Saved entries

========================

 __device__ __forceinline__ float solve_rows(int r, float (&Hrow)[16], float b) {
-  float mlt[16], dinv;
-  return solve_rows(r, Hrow, b, mlt, dinv);
-}
-template <int P>
-__device__ __forceinline__ void repivot(float m, float& b) { elim<P>(m, b); }
+  float dinv;
+  return solve_rows(r, Hrow, b, dinv);
+}
+#define MZ_RP(p) "s_nop 1\n\tv_fmac_f32_dpp %[b], %[b], %[h" #p "] row_newbcast:" #p MZ_DPP_TAIL
+#define MZ_RP_LEGS MZ_RP(0) MZ_RP(4) MZ_RP(8) MZ_RP(12) MZ_RP(1) MZ_RP(5) MZ_RP(9) MZ_RP(13)
+#define MZ_RP_ROOT MZ_RP(2) MZ_RP(3) MZ_RP(6) MZ_RP(7) MZ_RP(10) MZ_RP(11)
+#define MZ_RP_IN14                                                                                                                              \
+  [h0] "v"(mlt[0]), [h1] "v"(mlt[1]), [h2] "v"(mlt[2]), [h3] "v"(mlt[3]), [h4] "v"(mlt[4]), [h5] "v"(mlt[5]), [h6] "v"(mlt[6]), [h7] "v"(mlt[7]), \
+      [h8] "v"(mlt[8]), [h9] "v"(mlt[9]), [h10] "v"(mlt[10]), [h11] "v"(mlt[11]), [h12] "v"(mlt[12]), [h13] "v"(mlt[13])
 __device__ __forceinline__ float resolve_rows(const float (&mlt)[16], float dinv, float b) {
-  repivot<0>(mlt[0], b); repivot<4>(mlt[4], b); repivot<8>(mlt[8], b); repivot<12>(mlt[12], b);
-  repivot<1>(mlt[1], b); repivot<5>(mlt[5], b); repivot<9>(mlt[9], b); repivot<13>(mlt[13], b);
-  repivot<14>(mlt[14], b); repivot<15>(mlt[15], b);
-  repivot<2>(mlt[2], b); repivot<3>(mlt[3], b); repivot<6>(mlt[6], b); repivot<7>(mlt[7], b); repivot<10>(mlt[10], b); repivot<11>(mlt[11], b);
+  asm(MZ_RP_LEGS MZ_RP(14) MZ_RP(15) MZ_RP_ROOT : [b] "+v"(b) : MZ_RP_IN14, [h14] "v"(mlt[14]), [h15] "v"(mlt[15]));
   return b * dinv;
 }
 __device__ __forceinline__ float resolve_rows(const float (&mlt)[14], float dinv, float b) {
-  repivot<0>(mlt[0], b); repivot<4>(mlt[4], b); repivot<8>(mlt[8], b); repivot<12>(mlt[12], b);
-  repivot<1>(mlt[1], b); repivot<5>(mlt[5], b); repivot<9>(mlt[9], b); repivot<13>(mlt[13], b);
-  repivot<2>(mlt[2], b); repivot<3>(mlt[3], b); repivot<6>(mlt[6], b); repivot<7>(mlt[7], b); repivot<10>(mlt[10], b); repivot<11>(mlt[11], b);
+  asm(MZ_RP_LEGS MZ_RP_ROOT : [b] "+v"(b) : MZ_RP_IN14);
   return b * dinv;
 }
 
 #define MZ_D6_MUL(o, k) "v_mul_f32_dpp %" #o ", %[f" #k "], %[s" #k "] row_newbcast:%[q]" MZ_DPP_TAIL
 #define MZ_D6_FMA(o, k) "v_fmac_f32_dpp %" #o ", %[f" #k "], %[s" #k "] row_newbcast:%[q]" MZ_DPP_TAIL
-template <int Q>
+template <int Q, int W = 2>
 __device__ __forceinline__ float dot6_from(const float (&F)[6], const float (&S)[6]) {
   float a0, a1, a2;
-  asm("s_nop 1\n\t" MZ_D6_MUL(0, 0) MZ_D6_MUL(1, 1) MZ_D6_MUL(2, 2) MZ_D6_FMA(0, 3) MZ_D6_FMA(1, 4) MZ_D6_FMA(2, 5)
+  MZ_ASM_W(W, MZ_D6_MUL(0, 0) MZ_D6_MUL(1, 1) MZ_D6_MUL(2, 2) MZ_D6_FMA(0, 3) MZ_D6_FMA(1, 4) MZ_D6_FMA(2, 5),
       : "=&v"(a0), "=&v"(a1), "=&v"(a2)
       : [f0] "v"(F[0]), [f1] "v"(F[1]), [f2] "v"(F[2]), [f3] "v"(F[3]), [f4] "v"(F[4]), [f5] "v"(F[5]), [s0] "v"(S[0]), [s1] "v"(S[1]), [s2] "v"(S[2]),
         [s3] "v"(S[3]), [s4] "v"(S[4]), [s5] "v"(S[5]), [q] "n"(Q));
   return (a0 + a1) + a2;
+}
+#define MZ_D63_MUL(a, k) "v_mul_f32_dpp %[o" #a #k "], %[f" #a #k "], %[s" #k "] row_newbcast:%[q]" MZ_DPP_TAIL
+#define MZ_D63_FMA(a, k, k3) "v_fmac_f32_dpp %[o" #a #k "], %[f" #a #k3 "], %[s" #k3 "] row_newbcast:%[q]" MZ_DPP_TAIL
+#define MZ_D63_F(a) [f##a##0] "v"(F[a][0]), [f##a##1] "v"(F[a][1]), [f##a##2] "v"(F[a][2]), [f##a##3] "v"(F[a][3]), [f##a##4] "v"(F[a][4]), [f##a##5] "v"(F[a][5])
+#define MZ_D63_O(a) [o##a##0] "=&v"(acc[a][0]), [o##a##1] "=&v"(acc[a][1]), [o##a##2] "=&v"(acc[a][2])
+template <int Q, int W = 2>
+__device__ __forceinline__ void dot6x3_from(const float (&F)[3][6], const float (&S)[6], float (&o)[3]) {
+  float acc[3][3];
+  MZ_ASM_W(W, MZ_D63_MUL(0, 0) MZ_D63_MUL(0, 1) MZ_D63_MUL(0, 2) MZ_D63_MUL(1, 0) MZ_D63_MUL(1, 1) MZ_D63_MUL(1, 2) MZ_D63_MUL(2, 0) MZ_D63_MUL(2, 1) MZ_D63_MUL(2, 2)
+           MZ_D63_FMA(0, 0, 3) MZ_D63_FMA(0, 1, 4) MZ_D63_FMA(0, 2, 5) MZ_D63_FMA(1, 0, 3) MZ_D63_FMA(1, 1, 4) MZ_D63_FMA(1, 2, 5) MZ_D63_FMA(2, 0, 3)
+           MZ_D63_FMA(2, 1, 4) MZ_D63_FMA(2, 2, 5),
+           : MZ_D63_O(0), MZ_D63_O(1), MZ_D63_O(2)
+           : MZ_D63_F(0), MZ_D63_F(1), MZ_D63_F(2), [s0] "v"(S[0]), [s1] "v"(S[1]), [s2] "v"(S[2]), [s3] "v"(S[3]), [s4] "v"(S[4]), [s5] "v"(S[5]), [q] "n"(Q));
+#pragma unroll
+  for (int a = 0; a < 3; a++) o[a] = (acc[a][0] + acc[a][1]) + acc[a][2];
 }
 __device__ __forceinline__ float ceval(float D, float u0, float u1, float u2) {
   float r0 = u0 + u1, r1 = u0 - u1, r2 = u0 + u2, r3 = u0 - u2;
@@ -569,8 +589,10 @@
     const int mc = bcast_i<(C & 15)>(wmeta[C / 16]), lc = mc & 7, cc = (mc >> 3) & 7;
     const bool sees = C < ncon && (ishinge ? (leg == lc && (d == 0 ? cc >= 2 : cc == 3)) : (r < 12 || (NB == 1 && r >= 14 && (mc & 64) != 0)));
     const int on = -(int)sees;
-#pragma unroll
-    for (int a = 0; a < 3; a++) o[a] = __int_as_float(__float_as_int(dot6_from<(C & 15)>(wr[C / 16][a], Sax)) & on);
+    float dots[3];
+    dot6x3_from<(C & 15)>(wr[C / 16], Sax, dots);
+#pragma unroll
+    for (int a = 0; a < 3; a++) o[a] = __int_as_float(__float_as_int(dots[a]) & on);
   };
   auto own_col = [&](auto Cc, float (&o)[3]) {
     constexpr int C = decltype(Cc)::value;
@@ -763,12 +785,10 @@
     each_contact([&](auto Cc) {
       constexpr int C = decltype(Cc)::value;
       {
-        float t, t0, t1, t2;
         float jc[3];
         own_col(Cc, jc);
-        fold_t<(C & 15)>(mycg[C / 16], jc[0], jc[1], jc[2], t, t0, t1, t2);
+        const float t = fold_th<(C & 15)>(Hrow, mycg[C / 16], jc[0], jc[1], jc[2]);
         g += t; ga += fabsf(t);
-        fold_h(Hrow, jc[0], jc[1], jc[2], t0, t1, t2);
       }
     });
     if constexpr (NB == 1) {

========================

_ACTIVITY_
Your answer must be the lines from the one with "t, t0, t1, t2);" through the last line of the data, repeated exactly and with nothing else.

_RESULT_
-        fold_t<(C & 15)>(mycg[C / 16], jc[0], jc[1], jc[2], t, t0, t1, t2);
+        const float t = fold_th<(C & 15)>(Hrow, mycg[C / 16], jc[0], jc[1], jc[2]);
         g += t; ga += fabsf(t);
-        fold_h(Hrow, jc[0], jc[1], jc[2], t0, t1, t2);
       }
     });
     if constexpr (NB == 1) {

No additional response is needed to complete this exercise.